In [4]:
%%capture
%load_ext autoreload
%autoreload 2
import sys
sys.path.append("..")
import statnlpbook.util as util
util.execute_notebook('word_mt.ipynb')

<!---
Latex Macros
-->
$$
\newcommand{\Xs}{\mathcal{X}}
\newcommand{\Ys}{\mathcal{Y}}
\newcommand{\y}{\mathbf{y}}
\newcommand{\balpha}{\boldsymbol{\alpha}}
\newcommand{\bbeta}{\boldsymbol{\beta}}
\newcommand{\aligns}{\mathbf{a}}
\newcommand{\align}{a}
\newcommand{\source}{\mathbf{s}}
\newcommand{\target}{\mathbf{t}}
\newcommand{\ssource}{s}
\newcommand{\starget}{t}
\newcommand{\repr}{\mathbf{f}}
\newcommand{\repry}{\mathbf{g}}
\newcommand{\x}{\mathbf{x}}
\newcommand{\prob}{p}
\newcommand{\vocab}{V}
\newcommand{\params}{\boldsymbol{\theta}}
\newcommand{\param}{\theta}
\DeclareMathOperator{\perplexity}{PP}
\DeclareMathOperator{\argmax}{argmax}
\DeclareMathOperator{\argmin}{argmin}
\newcommand{\train}{\mathcal{D}}
\newcommand{\counts}[2]{\#_{#1}(#2) }
\newcommand{\length}[1]{\text{length}(#1) }
\newcommand{\indi}{\mathbb{I}}
$$

# (Word-based) Machine Translation

##  Machine Translation (MT)

* Machine Translation (MT): one of the canonical NLP applications
* Paradigms: 
  * Rule-based vs **statistical**
  * **word** vs phrase vs syntax units
  * **feature-engineering** vs neural

##  Word Based MT

* foundational to all current approaches (e.g. neural methods)
* subcomponent in more complex systems (for alignments)

## MT as Structured Prediction

* **source** sentence \\(\source\\), usually tokenized
* **target** sentence \\(\target\\), usually tokenized
* a **model** \\(s_\params(\target,\source)\\) to measure match of \\(\target\\) to $\source$, 
* learn the parameters \\(\params\\) from data 
* predict highest-scoring translation:

\begin{equation}
\argmax_\target s_\params(\target,\source)
\end{equation}

* MT models differ primarily in how \\(s\\) is defined, \\(\params\\) are learned, and how the \\(\argmax\\) is found.

## Noisy Channel

In [1]:
%%tikz
\input{../fig/noisy_channel.tex}

## A Naive Baseline Translation Model
The most straightforward translation model translates words one-by-one, in the order of appearance:
$$
\prob_\params^\text{Naive}(\ssource|\starget) = \prod_i^{\length{\source}} \param_{\ssource_i,\starget_i}
$$
where \\(\param_{\ssource,\starget} \\) is the probability of translating \\(\starget\\) as \\(\ssource\\). \\(\params\\) is often referred to as *translation table*.
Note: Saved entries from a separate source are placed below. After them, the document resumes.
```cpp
template <typename Eval>
int edge_newton_loop(plfx_ctx *ctx, const char *who, double t0, double tmin, double tmax, int max_evals,
                     double *t_opt, double *out3_host, int *evals, hipStream_t s, Eval eval) {
  if (!t_opt) return fail(ctx, PLFX_ERR_INVALID, "%s: null t_opt", who);
  plfx::EdgeNewton step(t0, tmin, tmax, max_evals);
  if (!step.valid())
    return fail(ctx, PLFX_ERR_INVALID, "%s: needs 0 < tmin <= t0 <= tmax and max_evals >= 1", who);
  if (capturing(s))
    return fail(ctx, PLFX_ERR_INVALID, "%s waits for every evaluation: not on a capturing stream", who);
  double *d_t = ctx->edge_buf, *d_out = ctx->edge_buf + 1;
  double t = 0.0, out[3] = {0.0, 0.0, 0.0};
  for (bool more = true; more;) {
    t = step.t();
    PLFX_HIP(ctx, hipMemcpyAsync(d_t, &t, sizeof t, hipMemcpyHostToDevice, s));
// ... 441 lines not shown
}

int plfx_edge_optimize_dev(plfx_ctx *ctx, int dtype, int states, const void *const *sumtabs, int nedges,
                           int64_t n, const double *eigen, const double *rates, int ncat, const double *catw,
                           const int32_t *wgt, const double *t0, double tmin, double tmax, int max_evals,
                           double *t_opt, double *out3, int32_t *evals, void *stream) {
  PLFX_BIND(ctx);
  if (nedges < 1 || !sumtabs) return fail(ctx, PLFX_ERR_INVALID, "edge_optimize_dev: nedges=%d / null sumtabs", nedges);
  for (int j = 0; j < nedges; j++) {
    if (!sumtabs[j]) return fail(ctx, PLFX_ERR_INVALID, "edge_optimize_dev: sum table %d is null", j);
    if (int rc = check_edge_args(ctx, dtype, states, sumtabs[j], n, eigen, rates, ncat); rc != PLFX_OK) return rc;
  }
  if (!t0 || !t_opt) return fail(ctx, PLFX_ERR_INVALID, "edge_optimize_dev: null t0 / t_opt");
  if (!(tmin > 0.0 && tmin <= tmax && std::isfinite(tmax)) || max_evals < 1 || max_evals > PLFX_EDGE_MAX_EVALS)
    return fail(ctx, PLFX_ERR_INVALID, "edge_optimize_dev: needs 0 < tmin <= tmax < inf and 1 <= max_evals <= %d",
                PLFX_EDGE_MAX_EVALS);
  hipStream_t s = pick(stream);
  PLFX_WS(ctx, s, w);
  for (int g = 0; g < nedges; g += plfx::kMaxBatch) {
    const int c = std::min(nedges - g, plfx::kMaxBatch);
    hipError_t e = plfx::launch_edge_optimize(dtype, states, sumtabs + g, c, n, eigen, rates, catw, wgt, t0 + g, tmin,
                                              tmax, max_evals, w->edge_state, w->lnl_partials, w->ws, t_opt + g,
                                              out3 ? out3 + 3 * (size_t)g : nullptr, evals ? evals + g : nullptr,
                                              ctx->max_blocks, s);
    if (e != hipSuccess) return hip_fail(ctx, e, "edge_optimize_dev launch");
  }
  return PLFX_OK;
}


int plfx_plf_psr_dev(plfx_ctx *ctx, int dtype, const plfx_psr_node *nodes, int count, const void *EV,
                     int64_t n, const uint8_t *rate_cat, int ncat, const int32_t *wgt, const void *tipvec,
                     void *stream) {
  PLFX_BIND(ctx);
  static_assert(PLFX_PSR_MAX_CATS <= 256, "a category is one byte");
  std::string err;
  const plfx::PsrCall call{dtype, n, ncat, EV, rate_cat};
  if (plfx::lower_psr(call, nodes, count, &ctx->psr_lowered, &err) != PLFX_OK)
    return fail(ctx, PLFX_ERR_INVALID, "%s", err.c_str());
  hipStream_t s = pick(stream);
  if (n == 0) return zero_node_sums(ctx, s, nodes, count);
  PLFX_WS(ctx, s, w);
  return execute_psr(ctx, ctx->psr_lowered, call, wgt, tipvec, s, w->ws);
}

int plfx_traverse_psr(plfx_ctx *ctx, int dtype, const plfx_trav_op *ops, int nops, void *const *clv,
                      const uint8_t *const *tips, int nslots, const void *pmats, int npmats,
                      const void *EV, int64_t n, const uint8_t *rate_cat, int ncat, const int32_t *wgt,
                      uint8_t *const *scalers, int64_t *scaler_sums, const void *tipvec, void *stream) {
  PLFX_BIND(ctx);
  for (int &c : ctx->sched) c = 0;
  if (nops < 0 || (nops > 0 && (!ops || !clv))) return fail(ctx, PLFX_ERR_INVALID, "bad traverse_psr arguments");
  plfx::TravPlan plan;
  if (int rc = plan_call(ctx, ops, nops, tips, nslots, npmats, 4, std::min(ctx->psr_fuse, 1), &plan); rc != PLFX_OK)
    return rc;
  const plfx::TravArrays arrays{ops, nops, clv, tips, pmats, scalers, scaler_sums};
  const plfx::PsrCall call{dtype, n, ncat, EV, rate_cat};
  std::string err;
  if (plfx::lower_psr_traversal(plan, arrays, call, &ctx->psr_lowered, &err) != PLFX_OK)
    return fail(ctx, PLFX_ERR_INVALID, "%s", err.c_str());
  hipStream_t s = pick(stream);
  if (n == 0 || nops == 0) {
    const int rc = zero_sums(ctx, s, scaler_sums, nops);
    return rc != PLFX_OK ? rc : publish_sched(ctx, plan, 0);
  }
  PLFX_WS(ctx, s, w);
  if (int rc = execute_psr(ctx, ctx->psr_lowered, call, wgt, tipvec, s, w->ws); rc != PLFX_OK) return rc;
  return publish_sched(ctx, plan, ctx->psr_lowered.launches());
}

int plfx_root_lnl_psr(plfx_ctx *ctx, int dtype, const void *x, int64_t n, const double *freq,
                      const int32_t *wgt, const int64_t *scaler_sums, int nsums, double *out_lnl,
                      double *site_lnl, void *stream) {
  PLFX_BIND(ctx);
  if (int rc = check_dtype(ctx, dtype); rc != PLFX_OK) return rc;
  if (int rc = check_sums_args(ctx, "root_lnl_psr", out_lnl && n >= 0 && (n == 0 || x), scaler_sums, nsums);
      rc != PLFX_OK)
    return rc;
  if (!aligned16(x)) return fail(ctx, PLFX_ERR_INVALID, "the CLV must be 16-byte aligned");
  hipStream_t s = pick(stream);
  if (n == 0) {
    const int rc = zero_sums(ctx, s, out_lnl, 1);
    if (rc != PLFX_OK || nsums == 0) return rc;
  }
  PLFX_WS(ctx, s, w);
  hipError_t e = plfx::launch_root_lnl_psr(dtype, x, n, freq, wgt, scaler_sums, nsums, w->lnl_partials,
                                           w->lnl_ticket, out_lnl, site_lnl, ctx->max_blocks, s);
  if (e != hipSuccess) return hip_fail(ctx, e, "root_lnl_psr launch");
  return PLFX_OK;
}

int plfx_edge_sumtable_psr(plfx_ctx *ctx, int dtype, const uint8_t *tip1, const void *x1, const void *x2,
                           int64_t n, const void *tipvec, void *sumtab, void *stream) {
  PLFX_BIND(ctx);
  if (int rc = check_dtype(ctx, dtype); rc != PLFX_OK) return rc;
  const int rc = check_sumtable_args(ctx, tip1, x1, x2, n, tipvec, sumtab, plfx::psr_clv_bytes(dtype, n));
  if (rc != PLFX_OK || n == 0) return rc;
  hipError_t e = plfx::launch_edge_sumtable_psr(dtype, tip1 != nullptr, tip1 ? (const void *)tip1 : x1, x2, n,
                                                tipvec, sumtab, ctx->max_blocks, pick(stream));
  if (e != hipSuccess) return hip_fail(ctx, e, "edge_sumtable_psr launch");
  return PLFX_OK;
}

int plfx_edge_derivatives_psr(plfx_ctx *ctx, int dtype, const void *sumtab, int64_t n, const double *eigen,
                              const double *rates, int ncat, const uint8_t *rate_cat, const int32_t *wgt,
                              const double *t, const int64_t *scaler_sums, int nsums, double *out3,
                              double *site_lnl, void *stream) {
  PLFX_BIND(ctx);
// ... 71 lines not shown
```

amd-versal-phylogenetic-likelihood-function_amd/csrc/psr_lower.cpp:

```cpp
#include "psr_lower.hpp"

#include <algorithm>
#include <cstdint>
#include <cstdio>
#include <utility>

namespace plfx {
namespace {

struct Prefix {
  const char *call, *unit;
};
constexpr Prefix kBatch{"psr", "psr node"}, kTrav{"psr traverse", "psr traverse op"};

int refuse(PsrLaunchList *out, std::string *err, const Prefix &who, const char *what, int i = -1) {
  out->clear();
  if (err) {
    char buf[160];
    if (i >= 0) std::snprintf(buf, sizeof buf, "%s %d: %s", who.unit, i, what);
    else std::snprintf(buf, sizeof buf, "%s: %s", who.call, what);
    *err = buf;
  }
  return PLFX_ERR_INVALID;
}

const char *check_call(const PsrCall &c, const char *own, bool none, bool *run) {
  *run = false;
  if (c.dtype != PLFX_F32 && c.dtype != PLFX_F64) return "bad dtype";
  if (c.ncat < 1 || c.ncat > PLFX_PSR_MAX_CATS) return "ncat outside 1..PLFX_PSR_MAX_CATS";
  if (c.n < 0) return "n < 0";
  if (own) return own;
  if (c.n == 0 || none) return nullptr;
  if (!c.EV || !c.rate_cat) return "null EV / rate_cat";
  *run = true;
  return nullptr;
}

const char *check_node(const plfx_node &d, bool t1, bool t2, size_t cb, size_t n) {
  if (!d.x1 || !d.x2 || !d.x3 || !d.left || !d.right) return "null CLV / tip / matrix pointer";
  if ((!t1 && !aligned16(d.x1)) || (!t2 && !aligned16(d.x2)) || !aligned16(d.x3))
    return "CLV pointers must be 16-byte aligned";
  if (overlap(d.x3, cb, d.x1, t1 ? n : cb) || overlap(d.x3, cb, d.x2, t2 ? n : cb))
    return "the parent may not overlap a child it reads";
  return nullptr;
}

void add_nodes(PsrLaunchList *out, int level, const std::vector<NodeDescH> (&nb)[4]) {
  for (int k = 0; k < 4; k++) {
    const int first = (int)out->nodes.size(), count = (int)nb[k].size();
    out->nodes.insert(out->nodes.end(), nb[k].begin(), nb[k].end());
    for (int i = 0; i < count; i += kMaxBatch)
      out->items.push_back(PsrLaunch{kPsrNodes, level, k, first + i, std::min(kMaxBatch, count - i)});
  }
}

}

int lower_psr(const PsrCall &call, const plfx_psr_node *nodes, int count, PsrLaunchList *out, std::string *err) {
  out->clear();
  bool run;
  if (const char *f = check_call(call, count < 1 || !nodes ? "needs count >= 1 nodes" : nullptr, false, &run))
    return refuse(out, err, kBatch, f);
  if (!run) return PLFX_OK;

  const size_t cb = psr_clv_bytes(call.dtype, call.n);
  std::vector<NodeDescH> nb[4];
  for (int i = 0; i < count; i++) {
    const plfx_psr_node &d = nodes[i];
    if ((d.tip1 != nullptr) == (d.x1 != nullptr)) return refuse(out, err, kBatch, "child 1 needs exactly one of tip / CLV", i);
    if ((d.tip2 != nullptr) == (d.x2 != nullptr)) return refuse(out, err, kBatch, "child 2 needs exactly one of tip / CLV", i);
    const bool t1 = d.tip1 != nullptr, t2 = d.tip2 != nullptr;
    const plfx_node nd{t1 ? (const void *)d.tip1 : d.x1, t2 ? (const void *)d.tip2 : d.x2, d.x3, d.left, d.right,
                       d.scaler, d.scaler_sum};
    if (const char *f = check_node(nd, t1, t2, cb, (size_t)call.n)) return refuse(out, err, kBatch, f, i);
    nb[(t1 ? 1 : 0) | (t2 ? 2 : 0)].push_back(node_desc(nd));
  }
  add_nodes(out, 0, nb);
  return PLFX_OK;
}
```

For many language pairs one can acquire training sets $\train=\left( \left(\source_i,\target_i\right) \right)_{i=1}^n $ of paired source and target sentences. For example, for French and English the [Aligned Hansards](http://www.isi.edu/natural-language/download/hansard/) of the Parliament of Canada can be used. Given such a training set \\(\train\\) we can learn the parameters \\(\params\\) using the [Maximum Likelhood estimator](/template/statnlpbook/02_methods/0x_mle). In the case of our Naive model this amounts to setting
$$
\param_{\ssource,\starget} = \frac{\counts{\train}{s,t}}{\counts{\train}{t}} 
$$
Here \\(\counts{\train}{s,t}\\) is the number of times we see target word \\(t\\) translated as source word \\(s\\), and \\(\counts{\train}{t}\\) the number of times we the target word \\(t\\) in total.